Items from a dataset
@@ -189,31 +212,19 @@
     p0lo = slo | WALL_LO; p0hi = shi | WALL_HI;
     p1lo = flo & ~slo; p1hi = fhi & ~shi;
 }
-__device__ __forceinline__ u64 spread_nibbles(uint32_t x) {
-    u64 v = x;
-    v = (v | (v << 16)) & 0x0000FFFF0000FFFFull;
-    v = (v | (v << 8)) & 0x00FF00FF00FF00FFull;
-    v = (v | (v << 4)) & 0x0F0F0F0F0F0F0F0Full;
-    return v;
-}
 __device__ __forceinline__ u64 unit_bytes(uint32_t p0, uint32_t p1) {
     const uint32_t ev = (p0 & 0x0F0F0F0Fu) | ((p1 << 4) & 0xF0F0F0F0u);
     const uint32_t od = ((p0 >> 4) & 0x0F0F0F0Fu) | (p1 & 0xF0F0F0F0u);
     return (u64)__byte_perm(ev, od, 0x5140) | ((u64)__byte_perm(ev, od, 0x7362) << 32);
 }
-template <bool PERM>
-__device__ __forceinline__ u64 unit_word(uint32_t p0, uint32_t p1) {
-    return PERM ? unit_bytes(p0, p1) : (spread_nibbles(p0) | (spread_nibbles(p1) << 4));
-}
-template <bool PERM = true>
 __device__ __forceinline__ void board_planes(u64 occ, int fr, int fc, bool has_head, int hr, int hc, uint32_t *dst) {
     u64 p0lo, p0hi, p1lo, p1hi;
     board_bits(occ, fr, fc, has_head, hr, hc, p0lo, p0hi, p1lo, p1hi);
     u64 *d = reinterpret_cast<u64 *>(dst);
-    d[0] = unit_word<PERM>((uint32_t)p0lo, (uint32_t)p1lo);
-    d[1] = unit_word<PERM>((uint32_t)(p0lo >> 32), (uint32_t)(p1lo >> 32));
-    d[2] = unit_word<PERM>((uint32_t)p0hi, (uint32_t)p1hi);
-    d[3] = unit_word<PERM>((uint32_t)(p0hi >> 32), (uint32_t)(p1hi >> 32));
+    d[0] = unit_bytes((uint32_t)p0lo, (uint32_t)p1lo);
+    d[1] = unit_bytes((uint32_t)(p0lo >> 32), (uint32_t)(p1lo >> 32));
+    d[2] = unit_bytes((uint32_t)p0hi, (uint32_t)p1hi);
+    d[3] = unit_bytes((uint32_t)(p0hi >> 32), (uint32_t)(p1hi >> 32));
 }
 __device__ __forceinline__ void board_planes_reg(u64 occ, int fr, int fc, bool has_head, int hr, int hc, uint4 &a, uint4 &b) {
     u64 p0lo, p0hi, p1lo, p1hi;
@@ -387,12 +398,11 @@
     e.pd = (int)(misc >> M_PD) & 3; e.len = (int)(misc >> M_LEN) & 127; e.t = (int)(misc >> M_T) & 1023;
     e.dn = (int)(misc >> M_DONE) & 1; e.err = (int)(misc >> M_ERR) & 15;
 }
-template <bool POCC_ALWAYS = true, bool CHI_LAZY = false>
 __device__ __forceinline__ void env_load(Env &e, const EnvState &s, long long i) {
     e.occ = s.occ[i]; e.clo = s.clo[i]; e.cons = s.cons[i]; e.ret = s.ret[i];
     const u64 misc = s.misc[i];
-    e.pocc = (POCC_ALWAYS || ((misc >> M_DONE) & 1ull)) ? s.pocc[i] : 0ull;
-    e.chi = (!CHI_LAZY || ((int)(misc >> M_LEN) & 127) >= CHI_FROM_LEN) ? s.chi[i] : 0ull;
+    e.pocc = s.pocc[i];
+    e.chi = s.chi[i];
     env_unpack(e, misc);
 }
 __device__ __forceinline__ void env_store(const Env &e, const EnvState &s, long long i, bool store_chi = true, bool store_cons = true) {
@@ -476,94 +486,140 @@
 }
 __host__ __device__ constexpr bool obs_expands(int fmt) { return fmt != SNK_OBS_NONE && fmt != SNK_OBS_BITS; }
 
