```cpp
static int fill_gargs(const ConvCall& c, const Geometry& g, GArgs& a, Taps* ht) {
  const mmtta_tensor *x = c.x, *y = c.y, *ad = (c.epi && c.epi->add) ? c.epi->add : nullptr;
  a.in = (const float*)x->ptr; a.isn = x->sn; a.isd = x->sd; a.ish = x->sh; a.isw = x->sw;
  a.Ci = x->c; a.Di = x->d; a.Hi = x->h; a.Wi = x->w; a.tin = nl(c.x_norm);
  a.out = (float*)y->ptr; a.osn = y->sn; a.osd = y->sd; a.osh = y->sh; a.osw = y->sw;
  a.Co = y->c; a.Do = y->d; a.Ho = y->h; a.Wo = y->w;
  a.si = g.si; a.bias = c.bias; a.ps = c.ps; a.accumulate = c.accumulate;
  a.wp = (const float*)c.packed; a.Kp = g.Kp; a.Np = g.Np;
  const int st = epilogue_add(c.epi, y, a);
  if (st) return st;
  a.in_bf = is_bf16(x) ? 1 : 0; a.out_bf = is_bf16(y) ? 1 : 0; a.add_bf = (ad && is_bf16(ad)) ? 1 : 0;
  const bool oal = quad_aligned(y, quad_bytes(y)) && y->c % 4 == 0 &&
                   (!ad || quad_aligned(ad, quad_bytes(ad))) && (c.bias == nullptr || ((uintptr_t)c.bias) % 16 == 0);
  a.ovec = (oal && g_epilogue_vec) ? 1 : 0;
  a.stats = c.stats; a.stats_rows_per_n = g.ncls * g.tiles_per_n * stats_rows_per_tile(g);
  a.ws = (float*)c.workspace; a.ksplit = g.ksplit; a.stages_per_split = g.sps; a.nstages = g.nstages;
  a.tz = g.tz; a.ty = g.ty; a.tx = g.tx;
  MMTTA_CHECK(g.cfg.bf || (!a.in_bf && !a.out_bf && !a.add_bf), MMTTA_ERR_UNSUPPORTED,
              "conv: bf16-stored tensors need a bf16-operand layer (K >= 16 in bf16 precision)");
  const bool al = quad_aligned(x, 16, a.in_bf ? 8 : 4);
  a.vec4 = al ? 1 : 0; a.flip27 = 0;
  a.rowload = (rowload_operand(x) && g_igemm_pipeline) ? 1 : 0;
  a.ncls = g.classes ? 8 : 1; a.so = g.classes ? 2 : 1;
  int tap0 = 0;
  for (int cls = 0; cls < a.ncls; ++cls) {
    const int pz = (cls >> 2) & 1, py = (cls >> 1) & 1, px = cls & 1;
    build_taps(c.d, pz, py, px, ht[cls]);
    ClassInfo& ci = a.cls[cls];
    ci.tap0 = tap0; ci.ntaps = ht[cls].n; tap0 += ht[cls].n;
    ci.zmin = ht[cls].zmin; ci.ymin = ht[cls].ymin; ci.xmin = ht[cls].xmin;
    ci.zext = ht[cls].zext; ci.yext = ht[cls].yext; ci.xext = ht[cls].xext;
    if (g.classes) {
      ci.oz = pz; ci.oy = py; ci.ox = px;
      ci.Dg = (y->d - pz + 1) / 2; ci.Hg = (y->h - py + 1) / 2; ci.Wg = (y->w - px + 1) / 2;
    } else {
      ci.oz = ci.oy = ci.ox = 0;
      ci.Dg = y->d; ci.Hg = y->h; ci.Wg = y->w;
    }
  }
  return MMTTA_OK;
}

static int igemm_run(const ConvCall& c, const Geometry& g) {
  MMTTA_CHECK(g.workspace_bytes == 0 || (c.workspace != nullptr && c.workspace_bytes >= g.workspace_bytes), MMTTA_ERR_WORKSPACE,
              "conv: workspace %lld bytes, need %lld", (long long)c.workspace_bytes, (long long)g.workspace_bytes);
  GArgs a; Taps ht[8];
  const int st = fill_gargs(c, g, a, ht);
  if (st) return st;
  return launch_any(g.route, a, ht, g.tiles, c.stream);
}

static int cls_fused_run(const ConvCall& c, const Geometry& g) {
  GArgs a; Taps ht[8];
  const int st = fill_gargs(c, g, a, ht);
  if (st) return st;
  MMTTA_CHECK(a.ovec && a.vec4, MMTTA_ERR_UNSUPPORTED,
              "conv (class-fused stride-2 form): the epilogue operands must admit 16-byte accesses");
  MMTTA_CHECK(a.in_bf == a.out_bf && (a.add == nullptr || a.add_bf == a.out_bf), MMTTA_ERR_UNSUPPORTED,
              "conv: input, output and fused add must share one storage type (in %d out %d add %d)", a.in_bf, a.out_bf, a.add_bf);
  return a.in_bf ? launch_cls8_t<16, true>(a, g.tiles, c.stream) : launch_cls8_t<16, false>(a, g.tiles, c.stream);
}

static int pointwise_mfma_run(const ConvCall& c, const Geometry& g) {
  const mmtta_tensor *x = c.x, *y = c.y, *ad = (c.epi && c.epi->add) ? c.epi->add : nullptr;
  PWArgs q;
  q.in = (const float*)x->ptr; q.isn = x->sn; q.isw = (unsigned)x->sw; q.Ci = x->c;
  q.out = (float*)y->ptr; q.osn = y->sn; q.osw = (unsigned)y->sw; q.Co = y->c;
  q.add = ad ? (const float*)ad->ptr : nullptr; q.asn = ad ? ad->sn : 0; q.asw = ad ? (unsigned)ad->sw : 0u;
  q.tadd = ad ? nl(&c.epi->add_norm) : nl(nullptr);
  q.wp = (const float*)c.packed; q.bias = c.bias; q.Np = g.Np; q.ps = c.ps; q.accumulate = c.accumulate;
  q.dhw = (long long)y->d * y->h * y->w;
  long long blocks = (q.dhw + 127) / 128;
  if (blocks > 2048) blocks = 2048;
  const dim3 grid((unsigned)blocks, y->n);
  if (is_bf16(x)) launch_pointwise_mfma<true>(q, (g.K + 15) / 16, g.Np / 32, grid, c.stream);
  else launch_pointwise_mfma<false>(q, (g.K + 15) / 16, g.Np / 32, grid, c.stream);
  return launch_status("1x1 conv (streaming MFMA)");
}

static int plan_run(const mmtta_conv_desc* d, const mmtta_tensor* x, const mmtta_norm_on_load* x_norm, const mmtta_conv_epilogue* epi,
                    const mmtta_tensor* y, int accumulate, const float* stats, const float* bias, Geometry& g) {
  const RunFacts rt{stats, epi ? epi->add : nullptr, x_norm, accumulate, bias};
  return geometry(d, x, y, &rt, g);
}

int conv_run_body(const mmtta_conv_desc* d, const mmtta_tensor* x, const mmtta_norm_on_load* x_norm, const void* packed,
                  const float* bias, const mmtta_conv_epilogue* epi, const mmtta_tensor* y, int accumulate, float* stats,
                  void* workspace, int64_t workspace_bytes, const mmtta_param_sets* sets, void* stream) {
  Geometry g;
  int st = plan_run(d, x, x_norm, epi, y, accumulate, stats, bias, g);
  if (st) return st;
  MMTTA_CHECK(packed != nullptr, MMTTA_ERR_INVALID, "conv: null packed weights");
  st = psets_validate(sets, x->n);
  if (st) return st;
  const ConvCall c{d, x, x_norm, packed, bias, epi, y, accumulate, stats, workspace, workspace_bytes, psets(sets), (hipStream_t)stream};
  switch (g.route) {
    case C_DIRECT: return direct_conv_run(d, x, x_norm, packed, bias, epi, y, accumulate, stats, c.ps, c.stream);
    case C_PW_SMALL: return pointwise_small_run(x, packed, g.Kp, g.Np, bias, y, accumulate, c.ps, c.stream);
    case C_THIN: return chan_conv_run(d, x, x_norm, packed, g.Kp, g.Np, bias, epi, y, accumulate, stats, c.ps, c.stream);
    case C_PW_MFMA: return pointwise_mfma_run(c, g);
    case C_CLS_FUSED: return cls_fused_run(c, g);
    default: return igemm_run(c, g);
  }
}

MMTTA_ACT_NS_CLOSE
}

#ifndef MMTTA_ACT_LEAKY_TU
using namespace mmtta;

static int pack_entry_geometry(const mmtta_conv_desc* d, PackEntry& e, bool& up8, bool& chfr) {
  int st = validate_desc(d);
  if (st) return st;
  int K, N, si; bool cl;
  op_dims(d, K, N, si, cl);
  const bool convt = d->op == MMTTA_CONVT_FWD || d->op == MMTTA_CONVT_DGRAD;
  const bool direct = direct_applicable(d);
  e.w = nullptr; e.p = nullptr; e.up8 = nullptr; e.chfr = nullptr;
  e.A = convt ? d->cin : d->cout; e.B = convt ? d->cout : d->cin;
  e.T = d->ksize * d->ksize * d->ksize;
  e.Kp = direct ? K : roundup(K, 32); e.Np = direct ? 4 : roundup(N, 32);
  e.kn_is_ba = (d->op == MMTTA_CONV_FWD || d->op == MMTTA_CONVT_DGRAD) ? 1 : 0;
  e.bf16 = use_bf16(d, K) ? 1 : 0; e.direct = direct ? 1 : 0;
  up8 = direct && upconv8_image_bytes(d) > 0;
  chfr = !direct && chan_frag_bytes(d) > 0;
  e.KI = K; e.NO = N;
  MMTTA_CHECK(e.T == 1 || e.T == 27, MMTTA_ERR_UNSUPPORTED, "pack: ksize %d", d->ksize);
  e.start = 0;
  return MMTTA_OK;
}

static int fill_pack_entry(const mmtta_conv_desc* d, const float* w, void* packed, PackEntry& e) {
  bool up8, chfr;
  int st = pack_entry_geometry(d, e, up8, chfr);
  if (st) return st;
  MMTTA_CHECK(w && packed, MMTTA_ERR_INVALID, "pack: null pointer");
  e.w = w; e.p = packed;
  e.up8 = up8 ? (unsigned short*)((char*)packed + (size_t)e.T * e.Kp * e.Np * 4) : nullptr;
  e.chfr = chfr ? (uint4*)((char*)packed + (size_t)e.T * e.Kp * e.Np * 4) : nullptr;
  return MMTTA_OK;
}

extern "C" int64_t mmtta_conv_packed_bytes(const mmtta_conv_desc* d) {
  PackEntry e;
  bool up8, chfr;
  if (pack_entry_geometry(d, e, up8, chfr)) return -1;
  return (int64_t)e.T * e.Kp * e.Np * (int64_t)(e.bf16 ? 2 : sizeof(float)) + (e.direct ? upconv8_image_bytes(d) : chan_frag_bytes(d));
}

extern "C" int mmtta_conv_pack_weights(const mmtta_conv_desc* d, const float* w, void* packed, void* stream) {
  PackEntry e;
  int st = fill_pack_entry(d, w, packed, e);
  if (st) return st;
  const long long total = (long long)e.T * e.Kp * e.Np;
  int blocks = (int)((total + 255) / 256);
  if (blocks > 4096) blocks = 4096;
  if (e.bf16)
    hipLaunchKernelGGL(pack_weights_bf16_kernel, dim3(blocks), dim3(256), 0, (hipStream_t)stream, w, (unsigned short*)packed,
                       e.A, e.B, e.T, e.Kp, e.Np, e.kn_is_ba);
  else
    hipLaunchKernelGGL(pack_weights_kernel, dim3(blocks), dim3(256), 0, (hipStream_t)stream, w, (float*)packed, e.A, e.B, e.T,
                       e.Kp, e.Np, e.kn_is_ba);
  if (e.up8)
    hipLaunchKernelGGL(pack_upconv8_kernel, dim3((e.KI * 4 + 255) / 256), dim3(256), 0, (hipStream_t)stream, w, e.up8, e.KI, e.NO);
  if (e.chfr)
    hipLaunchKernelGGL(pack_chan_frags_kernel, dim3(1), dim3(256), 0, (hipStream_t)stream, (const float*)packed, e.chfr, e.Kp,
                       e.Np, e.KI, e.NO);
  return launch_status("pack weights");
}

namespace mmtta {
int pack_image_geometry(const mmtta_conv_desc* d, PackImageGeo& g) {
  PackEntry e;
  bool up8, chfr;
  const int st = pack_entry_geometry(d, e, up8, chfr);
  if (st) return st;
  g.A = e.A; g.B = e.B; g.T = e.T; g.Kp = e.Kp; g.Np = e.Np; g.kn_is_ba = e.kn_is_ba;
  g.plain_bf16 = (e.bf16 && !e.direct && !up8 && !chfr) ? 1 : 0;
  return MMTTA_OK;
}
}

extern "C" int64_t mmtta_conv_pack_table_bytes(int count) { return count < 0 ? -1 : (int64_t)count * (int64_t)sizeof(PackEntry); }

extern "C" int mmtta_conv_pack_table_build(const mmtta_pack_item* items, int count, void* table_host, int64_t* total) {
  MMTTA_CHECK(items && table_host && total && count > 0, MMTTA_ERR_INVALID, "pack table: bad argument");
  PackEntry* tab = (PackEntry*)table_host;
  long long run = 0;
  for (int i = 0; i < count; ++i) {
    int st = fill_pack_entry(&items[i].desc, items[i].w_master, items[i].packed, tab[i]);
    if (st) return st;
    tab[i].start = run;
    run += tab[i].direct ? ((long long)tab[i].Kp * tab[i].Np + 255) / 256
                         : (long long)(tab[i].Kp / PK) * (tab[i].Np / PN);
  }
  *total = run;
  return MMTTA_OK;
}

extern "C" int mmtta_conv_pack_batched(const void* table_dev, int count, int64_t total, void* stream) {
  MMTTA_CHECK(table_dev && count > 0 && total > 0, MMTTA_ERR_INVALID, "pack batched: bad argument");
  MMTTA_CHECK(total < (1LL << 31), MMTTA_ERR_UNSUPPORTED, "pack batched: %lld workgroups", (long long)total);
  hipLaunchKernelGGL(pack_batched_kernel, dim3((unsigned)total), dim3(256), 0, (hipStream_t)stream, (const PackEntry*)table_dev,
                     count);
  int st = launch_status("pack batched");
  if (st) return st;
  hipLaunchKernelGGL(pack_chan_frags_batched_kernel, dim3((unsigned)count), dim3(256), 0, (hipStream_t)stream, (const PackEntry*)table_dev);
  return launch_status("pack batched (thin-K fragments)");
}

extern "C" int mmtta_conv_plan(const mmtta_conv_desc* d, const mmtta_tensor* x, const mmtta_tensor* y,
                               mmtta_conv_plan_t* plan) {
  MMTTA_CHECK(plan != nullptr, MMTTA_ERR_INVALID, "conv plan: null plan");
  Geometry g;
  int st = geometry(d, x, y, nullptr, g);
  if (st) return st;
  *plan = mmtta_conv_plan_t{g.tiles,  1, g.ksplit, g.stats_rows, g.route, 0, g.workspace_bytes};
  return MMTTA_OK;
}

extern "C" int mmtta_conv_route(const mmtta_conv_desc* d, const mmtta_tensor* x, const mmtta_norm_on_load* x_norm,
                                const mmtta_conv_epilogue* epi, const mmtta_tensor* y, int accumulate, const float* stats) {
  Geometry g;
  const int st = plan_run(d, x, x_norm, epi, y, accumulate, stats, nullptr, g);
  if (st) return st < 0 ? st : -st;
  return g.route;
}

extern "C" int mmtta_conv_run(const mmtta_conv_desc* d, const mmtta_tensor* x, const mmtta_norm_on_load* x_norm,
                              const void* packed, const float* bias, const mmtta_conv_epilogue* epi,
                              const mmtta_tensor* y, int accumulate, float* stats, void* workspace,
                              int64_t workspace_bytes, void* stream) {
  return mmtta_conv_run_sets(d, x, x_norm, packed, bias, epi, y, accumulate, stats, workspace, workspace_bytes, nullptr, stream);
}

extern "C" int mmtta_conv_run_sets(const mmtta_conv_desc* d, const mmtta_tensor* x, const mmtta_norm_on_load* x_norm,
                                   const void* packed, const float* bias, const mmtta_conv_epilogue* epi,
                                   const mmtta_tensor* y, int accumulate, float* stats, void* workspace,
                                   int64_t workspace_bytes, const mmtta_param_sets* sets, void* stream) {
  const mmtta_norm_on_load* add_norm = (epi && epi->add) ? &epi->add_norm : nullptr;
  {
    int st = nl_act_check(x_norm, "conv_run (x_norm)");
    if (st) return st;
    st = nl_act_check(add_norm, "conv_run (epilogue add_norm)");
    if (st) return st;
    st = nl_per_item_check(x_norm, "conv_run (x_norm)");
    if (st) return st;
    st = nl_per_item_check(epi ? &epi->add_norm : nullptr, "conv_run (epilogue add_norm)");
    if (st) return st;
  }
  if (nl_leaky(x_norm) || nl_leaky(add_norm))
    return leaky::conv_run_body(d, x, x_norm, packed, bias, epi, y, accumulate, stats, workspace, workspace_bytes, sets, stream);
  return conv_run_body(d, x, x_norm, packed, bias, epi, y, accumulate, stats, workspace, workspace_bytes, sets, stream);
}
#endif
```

**Work instruction:** Every line above that holds the string "argument" counts once. State how many such lines there are, as a number alone.

**Exercise solution:** 2